[PROVIDED RECORDS Boundary: Start]
template <int REF_TIE>
__global__ __launch_bounds__(64) __attribute__((amdgpu_waves_per_eu(AFIS_TEX_WAVES, AFIS_TEX_WAVES))) void k_graph_texture(QueryDev q, GalleryDev g, const float* __restrict__ table_dist,
                                                      const float* __restrict__ rm_val, const int32_t* __restrict__ rm_arg,
                                                      const float* __restrict__ rm_cv, const int32_t* __restrict__ rm_n,
                                                      float* __restrict__ parts, unsigned char* slab_all, GraphTap tap)
{
    __shared__ TexSmem sm;
    const SlabBuf slab = g_slab_buf(slab_all + (size_t)blockIdx.x * kTexSlabWgBytes, (uint32_t)kTexSlabWgBytes);
    const int lane = threadIdx.x;
    GPH_ZERO();
    const int n_tasks = q.nq * g.G;
    for (;;) {
        const int task = next_task(g.task_ctr + 0);
        if (task >= n_tasks) break;
        GPH_T0();
        const int qi = task / g.G, gi = task - qi * g.G;
        const int l0 = q.lt_off[qi], n_lt = q.lt_off[qi + 1] - l0;
        const int r0 = g.tex_off[gi], n_rt = g.tex_off[gi + 1] - r0;
        float* out = parts + (size_t)task * 4 + 3;
        if (n_lt <= 0 || n_rt <= 0) { if (lane == 0) { *out = 0.0f; if (tap.out) tap.n[task] = -1; } continue; }
        const size_t o = (size_t)task * q.lt_pad;
        int num;
        if (n_lt > kTopTex) {
            const bool compact = rm_n != nullptr;
            const int n_in = compact ? rm_n[task] : n_lt;
            if (compact && n_in >= kTopTex && n_in <= kTexFast) {
                uint32_t key[kTexFastRegs]; int arg[kTexFastRegs];
                uint32_t kmin = 0xffffffffu, kmax = 0u;
#pragma unroll
                for (int u = 0; u < kTexFastRegs; ++u) {
                    const int e = u * 64 + lane;
                    const bool in = e < n_in;
                    key[u] = in ? g_ord_f32(rm_cv[o + e]) : 0u;
                    arg[u] = in ? rm_arg[o + e] : 0;
                    kmax = max(kmax, key[u]);
                    if (in) kmin = min(kmin, key[u]);
                }
                kmin = g_wave_min_u32(kmin); kmax = g_wave_max_u32(kmax);
                const int shift = max(0, 27 - __clz((int)((kmax - kmin) >> 1) | 1));
                uint32_t* const s_cnt = reinterpret_cast<uint32_t*>(sm.b);
                uint32_t* const s_gkey = sm.x.sortbuf;
                static_assert(TexSmem::N4 >= 128 && sizeof(sm.x.sortbuf) >= (size_t)kTexFast * 4, "the counting arrays of the compact S7 exceed their buffers");
                int bin[kTexFastRegs], r[kTexFastRegs];
#pragma unroll
                for (int u = 0; u < kTexFastRegs; ++u) bin[u] = min((int)((key[u] - kmin) >> shift), 63);
                s_cnt[lane] = 0u;
                WSYNC();
#pragma unroll
                for (int u = 0; u < kTexFastRegs; ++u) if (u * 64 + lane < n_in) atomicAdd(&s_cnt[bin[u]], 1u);
                WSYNC();
                {
                    const int own = (int)s_cnt[lane];
                    int suf = own;
#pragma unroll
                    for (int off = 1; off < 64; off <<= 1) { const int v = __shfl_down(suf, off); if (lane + off < 64) suf += v; }
                    WSYNC();
                    s_cnt[lane] = (uint32_t)(suf - own); s_cnt[64 + lane] = (uint32_t)(suf - own);
                }
                WSYNC();
#pragma unroll
                for (int u = 0; u < kTexFastRegs; ++u) if (u * 64 + lane < n_in) s_gkey[atomicAdd(&s_cnt[bin[u]], 1u)] = key[u];
                WSYNC();
                int rsum = 0;
#pragma unroll
                for (int u = 0; u < kTexFastRegs; ++u) {
                    r[u] = 0;
                    if (u * 64 + lane < n_in) {
                        const int lo = (int)s_cnt[64 + bin[u]], hi = (int)s_cnt[bin[u]];
                        int c = lo;
                        for (int k = lo; k < hi; ++k) c += s_gkey[k] > key[u];
                        r[u] = c; rsum += c;
                    }
                }
                if (g_wave_sum(rsum) != n_in * (n_in - 1) / 2) {
                    WSYNC();
#pragma unroll
                    for (int u = 0; u < kTexFastRegs; ++u) if (u * 64 + lane < n_in) s_gkey[u * 64 + lane] = key[u];
                    WSYNC();
                    u64 mine[kTexFastRegs];
#pragma unroll
                    for (int u = 0; u < kTexFastRegs; ++u) { mine[u] = ((u64)key[u] << 32) | (uint32_t)(~(uint32_t)(u * 64 + lane)); r[u] = 0; }
                    for (int k = 0; k < n_in; ++k) {
                        const u64 kk = ((u64)s_gkey[k] << 32) | (uint32_t)(~(uint32_t)k);
#pragma unroll
                        for (int u = 0; u < kTexFastRegs; ++u) r[u] += kk > mine[u];
                    }
                }
#pragma unroll
                for (int u = 0; u < kTexFastRegs; ++u) {
                    const int e = u * 64 + lane;
                    if (e < n_in && r[u] < kTopTex) { sm.li[r[u]] = tex_pack_l(arg[u] & 0xffff, e); sm.ri[r[u]] = tex_pack_r(arg[u] >> 16, e); }
                }
                num = kTopTex;
            } else {
                const int n_regs = (n_in + 63) >> 6;
                uint32_t key[kTexRegs]; int arg[kTexRegs];
#pragma unroll
                for (int u = 0; u < kTexRegs; ++u) {
                    const int e = u * 64 + lane;
                    const bool in = e < n_in;
                    key[u] = 0u; arg[u] = 0;
                    if (u < n_regs) {
                        key[u] = in ? g_ord_f32(compact ? rm_cv[o + e] : rm_val[o + e]) : 0u;
                        arg[u] = in ? rm_arg[o + e] : 0;
                    }
                }
                uint32_t T = 0;
                for (int bit = 31; bit >= 0; --bit) {
                    const uint32_t cand = T | (1u << bit);
                    int c = 0;
#pragma unroll
                    for (int u = 0; u < kTexRegs; ++u) if (u < n_regs) c += g_wave_popc(key[u] >= cand);
                    if (c >= kTopTex) { T = cand; if (c == kTopTex) break; }
                }
                int n_gt = 0;
#pragma unroll
                for (int u = 0; u < kTexRegs; ++u) if (u < n_regs) n_gt += g_wave_popc(key[u] > T);
                const int need = kTopTex - n_gt;
                int base_gt = 0, base_eq = 0;
                uint32_t* const key32 = sm.x.pick.keys;
#pragma unroll
                for (int u = 0; u < kTexRegs; ++u) {
                    if (u < n_regs) {
                        const int e = u * 64 + lane;
                        const bool gt = key[u] > T, eq = key[u] == T;
                        const u64 mg = __ballot(gt), me = __ballot(eq);
                        int pos = -1;
                        if (gt) pos = base_gt + g_lane_prefix(mg);
                        else if (eq) { const int r = base_eq + g_lane_prefix(me); if (r < need) pos = n_gt + r; }
                        if (pos >= 0) { key32[pos] = key[u]; sm.x.pick.te[pos] = tex_pack_l(compact ? arg[u] & 0xffff : e, e); sm.x.pick.targ[pos] = tex_pack_r(compact ? arg[u] >> 16 : arg[u], e); }
                        base_gt += __popcll(mg); base_eq += __popcll(me);
                    }
                }
                WSYNC();
                num = kTopTex;
                uint32_t m32[TexSmem::U]; int r[TexSmem::U];
                uint32_t* const s_cnt = reinterpret_cast<uint32_t*>(sm.b);
                uint32_t* const s_gkey = reinterpret_cast<uint32_t*>(sm.y.cc);
                int dmax = 0;
#pragma unroll
                for (int u = 0; u < TexSmem::U; ++u) {
                    const int t = lane + 64 * u;
                    m32[u] = t < num ? key32[t] : T;
                    dmax = max(dmax, (int)((m32[u] - T) >> 1));
                }
                dmax = g_wave_max(dmax);
                const int shift = max(0, 27 - __clz(dmax | 1));
                int bin[TexSmem::U];
#pragma unroll
                for (int u = 0; u < TexSmem::U; ++u) bin[u] = min((int)((m32[u] - T) >> shift), 63);
                s_cnt[lane] = 0u;
                WSYNC();
#pragma unroll
                for (int u = 0; u < TexSmem::U; ++u) if (lane + 64 * u < num) atomicAdd(&s_cnt[bin[u]], 1u);
                WSYNC();
                {
                    const int own = (int)s_cnt[lane];
                    int suf = own;
#pragma unroll
                    for (int off = 1; off < 64; off <<= 1) { const int v = __shfl_down(suf, off); if (lane + off < 64) suf += v; }
                    WSYNC();
                    s_cnt[lane] = (uint32_t)(suf - own); s_cnt[64 + lane] = (uint32_t)(suf - own);
                }
                WSYNC();
#pragma unroll
                for (int u = 0; u < TexSmem::U; ++u) if (lane + 64 * u < num) s_gkey[atomicAdd(&s_cnt[bin[u]], 1u)] = m32[u];
                WSYNC();
#pragma unroll
                for (int u = 0; u < TexSmem::U; ++u) {
                    r[u] = 0;
                    if (lane + 64 * u < num) {
                        const int lo = (int)s_cnt[64 + bin[u]], hi = (int)s_cnt[bin[u]];
                        int c = lo;
                        for (int k = lo; k < hi; ++k) c += s_gkey[k] > m32[u];
                        r[u] = c;
                    }
                }
                int rsum = 0;
#pragma unroll
                for (int u = 0; u < TexSmem::U; ++u) rsum += r[u];
                if (g_wave_sum(rsum) != kTopTex * (kTopTex - 1) / 2) {
                    u64 mine[TexSmem::U];
#pragma unroll
                    for (int u = 0; u < TexSmem::U; ++u) { const int t = lane + 64 * u; mine[u] = t < num ? ((u64)key32[t] << 32) | (uint32_t)(~(uint32_t)(sm.x.pick.te[t] & 1023)) : 0ull; r[u] = 0; }
                    for (int k = 0; k < num; ++k) {
                        const u64 kk = ((u64)key32[k] << 32) | (uint32_t)(~(uint32_t)(sm.x.pick.te[k] & 1023));
#pragma unroll
                        for (int u = 0; u < TexSmem::U; ++u) r[u] += kk > mine[u];
                    }
                }
#pragma unroll
                for (int u = 0; u < TexSmem::U; ++u) {
                    const int t = lane + 64 * u;
                    if (t < num) { sm.li[r[u]] = sm.x.pick.te[t]; sm.ri[r[u]] = sm.x.pick.targ[t]; }
                }
            }
        } else {
            num = n_lt;
            for (int t = lane; t < num; t += 64) { sm.li[t] = tex_pack_l(t, t); sm.ri[t] = tex_pack_r(rm_n ? rm_arg[o + t] >> 16 : rm_arg[o + t], t); }
        }
        WSYNC();
        int out_of_range = 0, not_small = 0;
        short2 lp4[TexSmem::U], rp4[TexSmem::U];
#pragma unroll
        for (int u = 0; u < TexSmem::U; ++u) {
            const int t = lane + 64 * u;
            lp4[u] = make_short2(0, 0); rp4[u] = make_short2(0, 0);
            if (t < num) {
                lp4[u] = q.lt_xy[l0 + (sm.li[t] & 1023)]; rp4[u] = g.tex_xy[r0 + (sm.ri[t] & 1023)];
                out_of_range |= (lp4[u].x | lp4[u].y | rp4[u].x | rp4[u].y) & ~2047;
                not_small |= ((unsigned)lp4[u].x > 49u) | ((unsigned)lp4[u].y > 49u) | ((unsigned)rp4[u].x > 49u) | ((unsigned)rp4[u].y > 49u);
            }
        }
        const int mode = __ballot(out_of_range != 0) != 0ull ? 0 : (__ballot(not_small != 0) == 0ull ? 2 : 1);
#pragma unroll
        for (int u = 0; u < TexSmem::U; ++u) {
            const int t = lane + 64 * u;
            if (t < num) sm.xy[t] = mode ? make_int2(pack_h2(lp4[u].x, lp4[u].y), pack_h2(rp4[u].x, rp4[u].y)) : pack_xy(lp4[u].x, lp4[u].y, rp4[u].x, rp4[u].y);
        }
        WSYNC();
        GPH_K(15);
        int n_surv;
        const float* const row_max = (rm_n ? rm_cv : rm_val) + o;
        const float score = graph_score<TexSmem, true, 3, REF_TIE>(sm, num, table_dist, q.lt_ori + l0, g.tex_ori + r0, row_max, slab, n_surv, tap.out ? tap.stage : 2, mode);
        if (lane == 0) *out = score;
        if (tap.out) tap_write(tap, sm, row_max, task, n_surv, kTopTex);
        WSYNC();
    }
    GPH_FLUSH();
}

hipError_t launch_graph_texture(const QueryDev& q, const GalleryDev& g, const float* table_dist,
                                const float* rm_val, const int32_t* rm_arg, const float* rm_cv, const int32_t* rm_n, float* parts, void* slab, size_t slab_bytes, MinuCand* tap_out, int32_t* tap_n, int tap_stage, hipStream_t stream)
{
    const long long n_tasks = (long long)q.nq * g.G;
    if (n_tasks <= 0) return hipSuccess;
    if (n_tasks > 0x7ffffff0LL || !g.task_ctr) return hipErrorInvalidValue;
    const int grid = graph_texture_grid(n_tasks);
    if (!slab || slab_bytes < (size_t)grid * kTexSlabWgBytes) return hipErrorInvalidValue;
    hipError_t e0 = hipMemsetAsync(g.task_ctr + 0, 0, 4, stream);
    if (e0 != hipSuccess) return e0;
    const GraphTap tap{tap_out, tap_n, tap_stage & 255};
    if ((tap_stage >> 8) & 1) hipLaunchKernelGGL(k_graph_texture<1>, dim3(grid), dim3(64), 0, stream, q, g, table_dist, rm_val, rm_arg, rm_cv, rm_n, parts, (unsigned char*)slab, tap);
    else hipLaunchKernelGGL(k_graph_texture<0>, dim3(grid), dim3(64), 0, stream, q, g, table_dist, rm_val, rm_arg, rm_cv, rm_n, parts, (unsigned char*)slab, tap);
    return hipGetLastError();
}

typedef WaveSmem<kTopMinu, true> MinuGraphSmem;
[PROVIDED RECORDS Boundary: End]
**TASK TO COMPLETE:** Going back to the entries above, set down exactly the lines that begin at the one with "const bool gt" and end at the one with "else if (eq)", both included, and nothing else.

**ANSWER TO THE EXERCISE:**
                        const bool gt = key[u] > T, eq = key[u] == T;
                        const u64 mg = __ballot(gt), me = __ballot(eq);
                        int pos = -1;
                        if (gt) pos = base_gt + g_lane_prefix(mg);
                        else if (eq) { const int r = base_eq + g_lane_prefix(me); if (r < need) pos = n_gt + r; }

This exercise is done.